### TRY IT
Should the word "lines" occur in a line of the records, copy that line.

### RECORDS
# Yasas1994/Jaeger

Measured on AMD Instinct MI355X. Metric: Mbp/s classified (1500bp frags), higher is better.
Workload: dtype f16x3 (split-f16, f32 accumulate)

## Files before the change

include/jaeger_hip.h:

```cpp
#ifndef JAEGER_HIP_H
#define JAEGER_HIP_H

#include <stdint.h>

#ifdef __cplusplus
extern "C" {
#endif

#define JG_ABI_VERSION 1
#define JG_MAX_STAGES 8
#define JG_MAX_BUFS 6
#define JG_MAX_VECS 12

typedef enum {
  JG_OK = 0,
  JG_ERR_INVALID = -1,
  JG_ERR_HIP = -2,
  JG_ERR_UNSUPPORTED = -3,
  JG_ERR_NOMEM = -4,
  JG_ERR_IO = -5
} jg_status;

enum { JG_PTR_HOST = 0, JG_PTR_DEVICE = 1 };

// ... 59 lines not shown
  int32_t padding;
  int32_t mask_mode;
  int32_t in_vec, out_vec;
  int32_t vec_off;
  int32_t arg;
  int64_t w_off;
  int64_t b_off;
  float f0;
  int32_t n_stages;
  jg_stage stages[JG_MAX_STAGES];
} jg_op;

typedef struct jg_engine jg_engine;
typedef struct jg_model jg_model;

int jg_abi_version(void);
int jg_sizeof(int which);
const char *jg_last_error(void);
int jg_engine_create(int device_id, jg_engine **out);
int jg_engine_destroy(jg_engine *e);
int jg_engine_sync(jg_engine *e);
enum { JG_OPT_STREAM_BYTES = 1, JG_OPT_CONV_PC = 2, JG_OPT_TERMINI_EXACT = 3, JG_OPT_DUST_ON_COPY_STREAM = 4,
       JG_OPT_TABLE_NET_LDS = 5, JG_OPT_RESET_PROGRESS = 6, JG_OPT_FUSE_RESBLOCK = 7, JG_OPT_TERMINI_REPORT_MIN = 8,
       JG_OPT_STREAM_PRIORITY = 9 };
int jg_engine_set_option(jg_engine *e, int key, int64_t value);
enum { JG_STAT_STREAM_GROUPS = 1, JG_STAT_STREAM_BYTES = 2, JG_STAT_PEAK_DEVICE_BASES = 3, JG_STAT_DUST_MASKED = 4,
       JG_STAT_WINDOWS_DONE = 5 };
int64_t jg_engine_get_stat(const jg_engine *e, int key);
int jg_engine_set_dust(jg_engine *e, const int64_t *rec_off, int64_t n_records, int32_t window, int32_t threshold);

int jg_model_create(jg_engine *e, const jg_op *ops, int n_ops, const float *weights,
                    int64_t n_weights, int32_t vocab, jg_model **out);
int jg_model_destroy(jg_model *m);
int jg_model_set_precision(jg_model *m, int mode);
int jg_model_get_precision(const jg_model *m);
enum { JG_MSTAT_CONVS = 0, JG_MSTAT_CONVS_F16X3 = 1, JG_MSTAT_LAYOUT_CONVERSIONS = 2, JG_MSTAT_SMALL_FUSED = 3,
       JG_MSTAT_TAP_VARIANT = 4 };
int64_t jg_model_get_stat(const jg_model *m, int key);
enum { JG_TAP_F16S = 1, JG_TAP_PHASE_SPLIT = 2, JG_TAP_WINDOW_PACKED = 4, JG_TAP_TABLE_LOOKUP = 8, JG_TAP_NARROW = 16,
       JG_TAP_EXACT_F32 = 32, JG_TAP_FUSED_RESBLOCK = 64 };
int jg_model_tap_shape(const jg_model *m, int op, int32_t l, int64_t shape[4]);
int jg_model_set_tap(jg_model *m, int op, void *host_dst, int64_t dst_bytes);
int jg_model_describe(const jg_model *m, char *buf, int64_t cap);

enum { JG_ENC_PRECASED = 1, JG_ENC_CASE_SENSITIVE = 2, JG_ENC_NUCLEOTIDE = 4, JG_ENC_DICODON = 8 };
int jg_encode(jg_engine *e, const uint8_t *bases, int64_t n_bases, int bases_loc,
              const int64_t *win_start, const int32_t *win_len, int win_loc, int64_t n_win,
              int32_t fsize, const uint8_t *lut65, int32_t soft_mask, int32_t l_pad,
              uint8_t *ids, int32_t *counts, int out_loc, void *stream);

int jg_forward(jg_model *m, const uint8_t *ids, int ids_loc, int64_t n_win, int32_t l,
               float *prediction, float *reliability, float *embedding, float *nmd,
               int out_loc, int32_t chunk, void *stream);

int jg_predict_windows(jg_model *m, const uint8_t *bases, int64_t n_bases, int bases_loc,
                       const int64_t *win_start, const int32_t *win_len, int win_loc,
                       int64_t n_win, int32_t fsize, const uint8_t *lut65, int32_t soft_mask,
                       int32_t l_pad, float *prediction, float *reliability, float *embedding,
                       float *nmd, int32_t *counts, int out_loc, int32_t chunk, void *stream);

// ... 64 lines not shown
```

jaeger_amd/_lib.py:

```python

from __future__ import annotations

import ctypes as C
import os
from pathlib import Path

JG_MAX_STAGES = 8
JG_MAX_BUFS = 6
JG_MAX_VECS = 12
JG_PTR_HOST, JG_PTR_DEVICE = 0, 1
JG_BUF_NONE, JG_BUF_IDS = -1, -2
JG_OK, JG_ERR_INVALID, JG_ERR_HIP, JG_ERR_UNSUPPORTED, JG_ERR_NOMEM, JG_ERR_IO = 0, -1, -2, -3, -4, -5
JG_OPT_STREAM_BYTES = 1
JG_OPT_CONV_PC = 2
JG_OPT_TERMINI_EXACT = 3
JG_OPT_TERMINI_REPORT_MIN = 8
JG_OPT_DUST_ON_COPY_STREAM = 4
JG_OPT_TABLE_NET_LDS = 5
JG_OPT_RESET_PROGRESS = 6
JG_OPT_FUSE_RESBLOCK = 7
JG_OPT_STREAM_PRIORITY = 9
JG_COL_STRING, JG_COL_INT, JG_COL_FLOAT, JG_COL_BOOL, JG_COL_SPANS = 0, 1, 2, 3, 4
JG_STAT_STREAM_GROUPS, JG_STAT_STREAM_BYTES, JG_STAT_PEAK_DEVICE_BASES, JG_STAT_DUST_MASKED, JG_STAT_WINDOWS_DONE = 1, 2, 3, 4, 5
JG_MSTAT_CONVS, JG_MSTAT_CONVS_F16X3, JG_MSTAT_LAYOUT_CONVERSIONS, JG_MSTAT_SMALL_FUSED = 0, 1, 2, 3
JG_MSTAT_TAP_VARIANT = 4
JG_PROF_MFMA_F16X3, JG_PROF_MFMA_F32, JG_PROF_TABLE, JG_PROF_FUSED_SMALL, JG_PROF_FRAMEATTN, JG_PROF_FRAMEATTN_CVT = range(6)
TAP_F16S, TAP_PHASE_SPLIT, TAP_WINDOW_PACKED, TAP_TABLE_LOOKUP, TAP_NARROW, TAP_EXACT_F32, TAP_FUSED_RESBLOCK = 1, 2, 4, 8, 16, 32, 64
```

==

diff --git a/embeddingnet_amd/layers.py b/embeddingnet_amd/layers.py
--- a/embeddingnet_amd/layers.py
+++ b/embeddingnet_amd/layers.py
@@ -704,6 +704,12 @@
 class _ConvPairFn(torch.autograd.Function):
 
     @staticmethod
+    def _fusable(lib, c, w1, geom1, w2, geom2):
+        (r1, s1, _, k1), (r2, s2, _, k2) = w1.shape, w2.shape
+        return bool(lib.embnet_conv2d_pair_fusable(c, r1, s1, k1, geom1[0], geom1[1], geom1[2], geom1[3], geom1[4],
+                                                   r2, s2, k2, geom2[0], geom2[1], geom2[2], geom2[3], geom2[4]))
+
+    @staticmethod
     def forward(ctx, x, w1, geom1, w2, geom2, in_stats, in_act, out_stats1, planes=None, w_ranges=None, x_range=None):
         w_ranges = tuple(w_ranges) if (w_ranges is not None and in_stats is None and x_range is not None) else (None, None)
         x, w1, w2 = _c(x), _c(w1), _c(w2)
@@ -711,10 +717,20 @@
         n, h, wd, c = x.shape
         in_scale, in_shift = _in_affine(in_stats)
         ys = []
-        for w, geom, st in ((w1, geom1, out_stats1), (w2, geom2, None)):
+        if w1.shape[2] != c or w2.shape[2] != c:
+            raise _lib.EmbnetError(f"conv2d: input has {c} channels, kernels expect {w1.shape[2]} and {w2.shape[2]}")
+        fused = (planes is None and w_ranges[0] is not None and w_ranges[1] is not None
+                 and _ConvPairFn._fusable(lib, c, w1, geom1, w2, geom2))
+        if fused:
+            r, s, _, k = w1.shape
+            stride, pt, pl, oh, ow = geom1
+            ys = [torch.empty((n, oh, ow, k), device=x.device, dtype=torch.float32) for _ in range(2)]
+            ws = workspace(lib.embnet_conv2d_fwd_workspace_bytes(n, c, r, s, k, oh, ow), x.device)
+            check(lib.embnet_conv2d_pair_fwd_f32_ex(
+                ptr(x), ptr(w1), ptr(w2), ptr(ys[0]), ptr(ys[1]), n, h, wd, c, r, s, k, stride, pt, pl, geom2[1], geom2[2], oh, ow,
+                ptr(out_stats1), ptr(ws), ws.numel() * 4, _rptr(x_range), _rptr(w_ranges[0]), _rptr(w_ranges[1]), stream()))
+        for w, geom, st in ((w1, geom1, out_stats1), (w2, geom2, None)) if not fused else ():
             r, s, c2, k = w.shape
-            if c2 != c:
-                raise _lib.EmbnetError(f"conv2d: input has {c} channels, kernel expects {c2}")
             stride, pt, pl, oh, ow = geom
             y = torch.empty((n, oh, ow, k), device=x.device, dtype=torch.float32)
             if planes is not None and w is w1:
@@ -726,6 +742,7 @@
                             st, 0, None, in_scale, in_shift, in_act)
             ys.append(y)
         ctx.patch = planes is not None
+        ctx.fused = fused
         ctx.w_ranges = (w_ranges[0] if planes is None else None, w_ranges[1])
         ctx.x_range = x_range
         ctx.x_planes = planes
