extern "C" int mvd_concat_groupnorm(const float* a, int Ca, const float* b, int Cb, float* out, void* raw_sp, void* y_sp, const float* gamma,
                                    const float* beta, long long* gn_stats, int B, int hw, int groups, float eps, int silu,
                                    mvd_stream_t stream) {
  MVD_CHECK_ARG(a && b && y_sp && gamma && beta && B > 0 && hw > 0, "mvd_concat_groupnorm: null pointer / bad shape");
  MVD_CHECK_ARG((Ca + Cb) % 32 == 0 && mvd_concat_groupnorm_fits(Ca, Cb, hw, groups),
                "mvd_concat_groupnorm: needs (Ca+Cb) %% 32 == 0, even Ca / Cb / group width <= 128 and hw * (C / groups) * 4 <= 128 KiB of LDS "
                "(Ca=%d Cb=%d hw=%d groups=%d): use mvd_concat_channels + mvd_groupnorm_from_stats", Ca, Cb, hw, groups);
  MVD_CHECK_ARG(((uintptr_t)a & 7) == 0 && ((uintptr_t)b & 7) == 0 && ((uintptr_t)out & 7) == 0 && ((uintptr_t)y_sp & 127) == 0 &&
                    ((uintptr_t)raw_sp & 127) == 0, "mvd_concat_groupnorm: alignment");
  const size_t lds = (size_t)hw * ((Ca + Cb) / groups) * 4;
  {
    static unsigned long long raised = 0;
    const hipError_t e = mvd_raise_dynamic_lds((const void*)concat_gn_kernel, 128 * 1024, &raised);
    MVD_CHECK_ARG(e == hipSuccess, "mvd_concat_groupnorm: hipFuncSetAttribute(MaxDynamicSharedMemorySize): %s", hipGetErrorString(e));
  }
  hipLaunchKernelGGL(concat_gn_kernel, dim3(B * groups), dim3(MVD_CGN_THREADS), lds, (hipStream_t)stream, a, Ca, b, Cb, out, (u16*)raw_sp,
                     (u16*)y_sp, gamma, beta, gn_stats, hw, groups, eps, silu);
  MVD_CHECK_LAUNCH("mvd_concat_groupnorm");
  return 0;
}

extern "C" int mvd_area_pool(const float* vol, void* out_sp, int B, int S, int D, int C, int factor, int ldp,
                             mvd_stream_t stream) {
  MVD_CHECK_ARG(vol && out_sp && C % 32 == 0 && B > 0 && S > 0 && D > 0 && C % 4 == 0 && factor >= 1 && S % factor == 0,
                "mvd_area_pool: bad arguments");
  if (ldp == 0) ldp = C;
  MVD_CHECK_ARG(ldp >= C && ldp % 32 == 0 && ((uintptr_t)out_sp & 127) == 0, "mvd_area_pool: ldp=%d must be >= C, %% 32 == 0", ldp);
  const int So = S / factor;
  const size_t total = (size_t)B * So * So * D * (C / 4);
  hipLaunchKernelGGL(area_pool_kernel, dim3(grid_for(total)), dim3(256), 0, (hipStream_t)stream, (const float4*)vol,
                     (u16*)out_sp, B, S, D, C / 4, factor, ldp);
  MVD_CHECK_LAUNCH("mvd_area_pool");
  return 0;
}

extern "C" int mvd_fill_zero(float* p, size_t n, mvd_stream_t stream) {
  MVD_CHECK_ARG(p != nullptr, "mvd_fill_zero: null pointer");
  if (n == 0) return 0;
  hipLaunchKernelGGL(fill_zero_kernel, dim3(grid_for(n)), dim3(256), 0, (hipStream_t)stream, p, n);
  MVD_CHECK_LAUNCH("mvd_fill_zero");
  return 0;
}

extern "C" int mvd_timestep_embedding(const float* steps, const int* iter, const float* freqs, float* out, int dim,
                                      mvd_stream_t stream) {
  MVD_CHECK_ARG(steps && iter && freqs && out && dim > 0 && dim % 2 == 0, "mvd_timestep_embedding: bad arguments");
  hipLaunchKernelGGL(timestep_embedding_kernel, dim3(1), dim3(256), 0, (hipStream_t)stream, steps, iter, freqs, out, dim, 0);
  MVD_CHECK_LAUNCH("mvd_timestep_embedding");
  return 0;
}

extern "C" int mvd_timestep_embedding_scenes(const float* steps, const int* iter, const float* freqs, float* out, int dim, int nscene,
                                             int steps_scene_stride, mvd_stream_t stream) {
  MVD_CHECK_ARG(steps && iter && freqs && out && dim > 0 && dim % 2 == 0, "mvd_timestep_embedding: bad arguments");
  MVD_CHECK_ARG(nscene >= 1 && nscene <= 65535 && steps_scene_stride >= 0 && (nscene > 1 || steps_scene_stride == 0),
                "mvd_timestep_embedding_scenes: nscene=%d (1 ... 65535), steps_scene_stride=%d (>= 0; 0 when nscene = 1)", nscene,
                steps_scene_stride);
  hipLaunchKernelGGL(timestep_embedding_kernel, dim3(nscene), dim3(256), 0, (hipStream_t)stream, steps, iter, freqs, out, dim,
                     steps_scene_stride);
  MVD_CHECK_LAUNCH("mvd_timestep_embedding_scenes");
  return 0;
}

### COMPLETED TASK
// ... 59 lines not shown
// ... 64 lines not shown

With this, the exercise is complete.